Development of machine learning-based predictors for early diagnosis of hepatocellular carcinoma | Scientific Reports – Nature.com

Derivation of HCC predictors

The whole procedure of analysis was designed as follows in Fig.1. In present study, we used two feature selection methods and eight classification algorithms mentioned above to build sixteen predictors for HCC diagnosis by using gene expression profiles of 988 HCC and 332 CwoHCC accessed from the GEO database. First, on the basis of gene expression profiles of 988 HCC and 332 CwoHCC, 25,341,086 and 20,559,429 stable gene pairs were acquired, respectively. Among 25,341,086 and 20,559,429 gene pairs, there were 5765 stable reversal gene pairs between HCC tissues and CwoHCC tissues. Then, filtering gene pairs using 2902 secreted genes, we obtained 242 gene pairs, where gene i and gene j were secreted gene. Next, based on novel profiles with 242 features (gene pairs) (see Methods section), we captured the optimal feature (see Fig.2). Table 1 showed the comparison of classification performance of various predictors obtained based on accuracy, F1-Score fitness function and AUC value. The results presented in Table 1 illustrated that nine predictors, including mRMR+KNN, mRMR+SVM, mRMR+LR, mRMR+XGBoost, mRMR+LMT, MRMD+KNN, MRMD+SVM, MRMD+LR and MRMD+LMT, showed excellent results for all performance metrices, and reached accuracy of 1, F1-score of 1 and AUC of 1, respectively. Among these nine predictors, the predictor of mRMR+KNN and mRMR+SVM had the least number of 11 gene pairs (see Table 2).

The workflow of analyses.

A plot to show the IFS curve. Through adding features (gene pairs) ranked by mRMR and MRMD feature selection method one by one, the optimal feature was obtained when the highest accuracy was achieved.

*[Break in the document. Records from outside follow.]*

__device__ bool distribute_body(const Layout& L, int b, int l, int lds_cap, u32* cand ,
                                const u16* __restrict__ cell_cnt, u32* __restrict__ sel ,
                                u8* __restrict__ sel_score, int* __restrict__ sel_cnt,
                                int* __restrict__ cand_total ,
                                unsigned long long* __restrict__ dbg_t = nullptr ,
                                u32* cand_h = nullptr ,
                                u32* __restrict__ sel_resp = nullptr ,
                                u32* __restrict__ h_global = nullptr )
{
    extern __shared__ __attribute__((aligned(16))) unsigned char smem[];
    const int cap     = lds_cap;
    const int sem_cap = L.level_cap;
    u64* keys     = reinterpret_cast<u64*>(smem);
    u64* nodes    = keys + cap;
    u16* px       = reinterpret_cast<u16*>(nodes + cap / 2);
    u16* py       = px + cap;
    u8* sc        = reinterpret_cast<u8*>(py + cap);
    signed char* lcp = reinterpret_cast<signed char*>(sc + cap);
    u8* fd        = reinterpret_cast<u8*>(lcp + cap + 16);
    u32* hv       = cand_h ? (h_global ? h_global : reinterpret_cast<u32*>(smem + ((cap * 8 + cap / 2 * 8 + cap * 2 * 2 + cap + (cap + 16) + cap + 15) & ~15)))
                           : nullptr;
    __shared__ int wave_tot[8];
    __shared__ int hist_lcp[20], hist_m[20];
    __shared__ int s_n, s_k, s_D, s_careful, s_size, s_nnodes, s_finish, s_jstar, s_out;

    const int tid = threadIdx.x;
    unsigned long long t_prev = dbg_t ? __builtin_readcyclecounter() : 0ull;
    auto mark = [&](int phase)
    {
        if (dbg_t && tid == 0)
        {
            const unsigned long long t = __builtin_readcyclecounter();
            atomicAdd(&dbg_t[l * 16 + phase], t - t_prev);
            t_prev = t;
        }
    };
    const LevelInfo& lv = L.lv[l];
    const int ncell = lv.ncols * lv.nrows;
    const int N     = lv.nfeat;
    const u16* cc   = cell_cnt + (long long)b * L.total_cells + lv.cell_off;
    u32* cd         = cand + ((long long)b * L.total_cells + lv.cell_off) * CELL_SLOTS;
    u32* chd        = cand_h ? cand_h + ((long long)b * L.total_cells + lv.cell_off) * CELL_SLOTS : nullptr;
    int* out_cnt    = sel_cnt + b * MAX_LEVELS + l;

    if (tid == 0) s_k = CELL_SLOTS;
    __syncthreads();
    for (;;)
    {
        const int k = s_k;
        int part    = 0;
        for (int c = tid; c < ncell; c += DIST_THREADS) part += min((int)cc[c], k);
        const int incl = block_scan_incl(part, tid, wave_tot);
        if (tid == DIST_THREADS - 1) s_n = incl;
        __syncthreads();
        if (s_n <= sem_cap || k == 0) break;
        if (tid == 0) s_k = k - 1;
        __syncthreads();
    }
    const int kcell = s_k;
    const int n     = s_n;
    mark(0);
    if (n > cap) return false;
    if (kcell < CELL_SLOTS)
    {
        u32* cdw = cd;
        u32* chw = chd;
        const int lane = tid & 63;
        for (int c = tid >> 6; c < ncell; c += DIST_THREADS / 64)
        {
            const int cnt = (int)cc[c];
            if (cnt <= kcell || cnt > CELL_SLOTS) continue;
            const u32 k = lane < cnt ? cdw[(long long)c * CELL_SLOTS + lane] : 0u;
            const u32 h = chw && lane < cnt ? chw[(long long)c * CELL_SLOTS + lane] : 0u;
            int r       = 0;
            for (int j = 0; j < cnt; ++j) r += (u32)__builtin_amdgcn_readlane((int)k, __builtin_amdgcn_readfirstlane(j)) > k ? 1 : 0;
// ... 8 lines not shown
    }
    if (tid == 0 && cand_total) cand_total[b * MAX_LEVELS + l] = n;
    if (n == 0 || N <= 0)
    {
        if (tid == 0) *out_cnt = 0;
        return true;
    }
    int n_pow2 = 1;
    while (n_pow2 < n) n_pow2 <<= 1;

    {
        int base = 0;
        for (int c0 = 0; c0 < ncell; c0 += DIST_THREADS)
        {
            const int c   = c0 + tid;
            const int cnt = c < ncell ? min((int)cc[c], kcell) : 0;
            const int incl = block_scan_incl(cnt, tid, wave_tot);
            const int off  = base + incl - cnt;
            if (cnt > 0)
            {
                const int ci = c / lv.ncols, cj = c - ci * lv.ncols;
                const int x0 = EDGE_THRESHOLD + cj * lv.wcell, y0 = EDGE_THRESHOLD + ci * lv.hcell;
                const uint4* cq = reinterpret_cast<const uint4*>(cd + (long long)c * CELL_SLOTS);
                for (int i = 0; i < cnt; i += 32)
                {
                    uint4 q[8];
#pragma unroll
                    for (int v = 0; v < 8; ++v) q[v] = i + 4 * v < cnt ? cq[(i >> 2) + v] : uint4{0u, 0u, 0u, 0u};
#pragma unroll
                    for (int v = 0; v < 8; ++v)
                    {
                        const u32 kk[4] = {q[v].x, q[v].y, q[v].z, q[v].w};
#pragma unroll
                        for (int u = 0; u < 4; ++u)
                            if (i + 4 * v + u < cnt)
                            {
                                const u32 k = kk[u];
                                const int o = off + i + 4 * v + u;
                                px[o] = (u16)(x0 + 63 - (int)(k & 63u));
                                py[o] = (u16)(y0 + 63 - (int)((k >> 6) & 63u));
                                sc[o] = (u8)(k >> 12);
                                if (hv) hv[o] = chd[(long long)c * CELL_SLOTS + i + 4 * v + u];
                            }
                    }
                }
            }
            if (tid == DIST_THREADS - 1) s_out = incl;
            __syncthreads();
            base += s_out;
            __syncthreads();
        }
    }
    mark(1);
    const int W = lv.w - 2 * MIN_BORDER, H = lv.h - 2 * MIN_BORDER;
    for (int i = tid; i < n_pow2; i += DIST_THREADS)
        keys[i] = i < n ? ((point_key(px[i] - MIN_BORDER, py[i] - MIN_BORDER, W, H, lv.nroots) << 13) | (u64)i) : ~0ull;
    __syncthreads();

    mark(2);
    if (n <= 4 * DIST_THREADS && cap >= 512)
        bucket_rank_sort(keys, n, cap, lv.nroots, reinterpret_cast<unsigned char*>(nodes), tid, wave_tot);
    else
        bitonic_sort(keys, n_pow2, tid, DIST_THREADS);
    mark(3);

    if (tid < 20)
    {
        hist_lcp[tid] = 0;
        hist_m[tid]   = 0;
    }
    for (int i = tid; i <= n; i += DIST_THREADS)
    {
        int v = -1;
        if (i > 0 && i < n)
        {
            const u64 diff = (keys[i] >> 13) ^ (keys[i - 1] >> 13);
// ... 31 lines not shown
            const int multi = size - cum_m;
            if (size >= N || size == size_prev)
            {
                D = d; careful = 0; size_D = size; done = true;
            }
            else if (size + 3 * multi > N)
            {
                D = d; careful = 1; size_D = size; done = true;
            }
            size_prev = size;
            if (!done && d == KEY_DIGITS) { D = KEY_DIGITS; careful = 0; size_D = size; }
        }
        s_D       = D;
        s_careful = careful;
        s_size    = size_D;
        s_finish  = 0;
    }
    __syncthreads();
    const int D = s_D;
    for (int i = tid; i < n; i += DIST_THREADS) fd[i] = (u8)D;
    __syncthreads();

    mark(5);
    if (s_careful && n <= 4 * DIST_THREADS)
    {
        int* hist = reinterpret_cast<int*>(nodes);
        const int HN = n - 1;
        for (int dd = D; dd < KEY_DIGITS; ++dd)
        {
            for (int k = tid; k < HN; k += DIST_THREADS) hist[k] = 0;
            if (tid == 0) s_jstar = HN;
            if (dbg_t && tid == 0) atomicAdd(&dbg_t[l * 16 + 14], 1ull);
            __syncthreads();
            int cntv[4], delv[4];
            bool any = false;
#pragma unroll
            for (int u = 0; u < 4; ++u)
            {
                const int i = 4 * tid + u;
                cntv[u] = delv[u] = 0;
                if (i < n && fd[i] == dd && (int)lcp[i] < dd)
                {
                    int e = i + 1, delta = 0;
                    for (;;)
                    {
                        const int l0 = lcp[e], l1 = lcp[e + 1], l2 = lcp[e + 2], l3 = lcp[e + 3];
// ... 13 lines not shown
                }
            }
            mark(8);
            if (!__syncthreads_or(any ? 1 : 0)) break;
            mark(9);
            int before_mine = 0;
            {
                int loc[4], sum = 0;
#pragma unroll
                for (int u = 0; u < 4; ++u)
                {
                    const int k = 4 * tid + u;
                    loc[u]      = k < HN ? hist[HN - 1 - k] : 0;
                    sum += loc[u];
                }
                const int incl = block_scan_incl(sum, tid, wave_tot);
                int run        = s_size + incl - sum;
                int found      = -1;
#pragma unroll
                for (int u = 0; u < 4; ++u)
                {
                    if (found < 0 && loc[u] > 0 && run + loc[u] >= N) { found = 4 * tid + u; before_mine = run; }
                    run += loc[u];
                }
                if (found >= 0) atomicMin(&s_jstar, found);
                if (tid == DIST_THREADS - 1) s_out = run - s_size;
            }
            __syncthreads();
            mark(10);
            const int kstar = s_jstar;
            if (kstar < HN && 4 * tid <= kstar && kstar < 4 * tid + 4) s_nnodes = before_mine;
            __syncthreads();
            const int cstar  = kstar < HN ? HN - 1 - kstar + 2 : 0;
            const int before = kstar < HN ? s_nnodes : 0;
            int my_add = 0;
            bool split[4];
#pragma unroll
            for (int u = 0; u < 4; ++u) split[u] = cntv[u] > 0 && (cstar == 0 || cntv[u] > cstar);
            if (cstar != 0)
            {
                int d[4], sum = 0;
#pragma unroll
                for (int u = 0; u < 4; ++u)
                {
                    d[u] = cntv[u] == cstar ? delv[u] : 0;
                    sum += d[u];
                }
                int run = before + block_scan_incl(sum, tid, wave_tot) - sum;
#pragma unroll
                for (int u = 0; u < 4; ++u)
                {
                    if (cntv[u] == cstar && run < N) split[u] = true;
                    run += d[u];
                }
            }
#pragma unroll
            for (int u = 0; u < 4; ++u)
                if (split[u]) my_add += delv[u];
            mark(11);
            const int add = block_scan_incl(my_add, tid, wave_tot);
            if (tid == DIST_THREADS - 1)
            {
                s_finish = (s_size + add >= N || add == 0) ? 1 : 0;
                s_size += add;
            }
#pragma unroll
            for (int u = 0; u < 4; ++u)
                if (split[u])
                    for (int e = 4 * tid + u, e1 = e + cntv[u]; e < e1; ++e) fd[e] = (u8)(dd + 1);
            __syncthreads();
            mark(12);
            if (s_finish) break;
        }
    }
    else if (s_careful)
    {
        for (int dd = D; dd < KEY_DIGITS; ++dd)
        {
            if (tid == 0) s_nnodes = 0;
            __syncthreads();
            for (int i = tid; i < n; i += DIST_THREADS)
            {
                if (fd[i] != dd || (int)lcp[i] >= dd) continue;
                int e = i + 1, delta = 0;
                while (e < n && (int)lcp[e] >= dd)
                {
                    delta += (int)lcp[e] == dd ? 1 : 0;
// ... 4 lines not shown
                {
                    const u64 nk = ((u64)(0xFFFF - cnt) << 32) | ((u64)i << 16) | (u64)delta;
                    nodes[atomicAdd(&s_nnodes, 1)] = nk;
                }
            }
            __syncthreads();
            const int m = s_nnodes;
            if (m == 0) break;
            int m_pow2 = 1;
            while (m_pow2 < m) m_pow2 <<= 1;
            for (int i = m + tid; i < m_pow2; i += DIST_THREADS) nodes[i] = ~0ull;
            __syncthreads();
            bitonic_sort(nodes, m_pow2, tid, DIST_THREADS);
            if (tid == 0) s_jstar = m;
            __syncthreads();
            int base = s_size;
            for (int j0 = 0; j0 < m; j0 += DIST_THREADS)
            {
                const int j     = j0 + tid;
                const int delta = j < m ? (int)(nodes[j] & 0xFFFFu) : 0;
                const int incl  = block_scan_incl(delta, tid, wave_tot);
                if (j < m && base + incl >= N) atomicMin(&s_jstar, j);
                if (tid == DIST_THREADS - 1) s_out = incl;
                __syncthreads();
                base += s_out;
                __syncthreads();
            }
            const int jstar = s_jstar;
            const int last  = jstar < m ? jstar : m - 1;
            {
                int part = 0;
                for (int j = tid; j <= last; j += DIST_THREADS) part += (int)(nodes[j] & 0xFFFFu);
                const int add = block_scan_incl(part, tid, wave_tot);
                if (tid == DIST_THREADS - 1)
                {
                    s_finish = (s_size + add >= N || add == 0) ? 1 : 0;
                    s_size += add;
                }
            }
            for (int j = tid; j <= last; j += DIST_THREADS)
            {
                const int i = (int)((nodes[j] >> 16) & 0xFFFFu);
                int e       = i;
                do
                {
                    fd[e] = (u8)(dd + 1);
                    ++e;
                } while (e < n && (int)lcp[e] >= dd);
            }
            __syncthreads();
            if (s_finish) break;
        }
    }
    __syncthreads();

    mark(6);
    {
        u32* out    = sel + (long long)b * L.total_slots + lv.slot_off;
        u8* out_sc  = sel_score + (long long)b * L.total_slots + lv.slot_off;
        for (int i = tid; i < n; i += DIST_THREADS)
        {
            const int c = (int)(keys[i] & 0x1FFFu);
            keys[i]     = ((u64)(hv ? hv[c] : (u32)sc[c]) << 32) | ((u64)(0xFFFFu - py[c]) << 16) | (u64)(0xFFFFu - px[c]);
        }
        __syncthreads();
        unsigned long long* best = reinterpret_cast<unsigned long long*>(nodes);
        const int best_cap = min(n, lv.slot_cap);
        for (int k = tid; k < best_cap; k += DIST_THREADS) best[k] = 0ull;
        __syncthreads();
        int base = 0;
        for (int i0 = 0; i0 < n; i0 += DIST_THREADS)
        {
            const int i     = i0 + tid;
            const bool head = i < n && (int)lcp[i] < (int)fd[i];
            const int incl  = block_scan_incl(head ? 1 : 0, tid, wave_tot);
            const int pos   = base + incl - 1;
            if (i < n && pos < best_cap) atomicMax(&best[pos], (unsigned long long)keys[i]);
            if (tid == DIST_THREADS - 1) s_out = incl;
            __syncthreads();
            base += s_out;
            __syncthreads();
        }
        const int count = base < lv.slot_cap ? base : lv.slot_cap;
        for (int k = tid; k < count; k += DIST_THREADS)
        {
            const unsigned long long w = best[k];
            out[k]    = (0xFFFFu - (u32)(w & 0xFFFFu)) | ((0xFFFFu - (u32)((w >> 16) & 0xFFFFu)) << 16);
            out_sc[k] = (u8)(w >> 32);
            if (sel_resp) sel_resp[(long long)b * L.total_slots + lv.slot_off + k] = (u32)(w >> 32);
        }
        if (tid == 0) *out_cnt = count;
    }
    mark(7);
    if (dbg_t && tid == 0) atomicAdd(&dbg_t[l * 16 + 15], (unsigned long long)n);
    return true;
}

Subsequently, we used independent datasets (including testing set, GEO sets, ICGC set and TCGA set) to validate the performance of various algorithms. In Table 3, for the 3057 HCC samples and 84 CwoHCC samples, MRMD+SVM predictor with 28 gene pairs (see Table S3) gained the highest accuracy and F1-score than other predictors in independent datasets, the accuracy, F1-score, and AUC were 0.9834, 0.9915, 0.9278 (95% CI is 0.89150.9642), respectively. However, the results also indicated that mRMR+SVM predictor with 11 gene pairs gained the highest AUC than other predictors in independent datasets, the AUC was 0.9384 (95% CI 0.92550.9514).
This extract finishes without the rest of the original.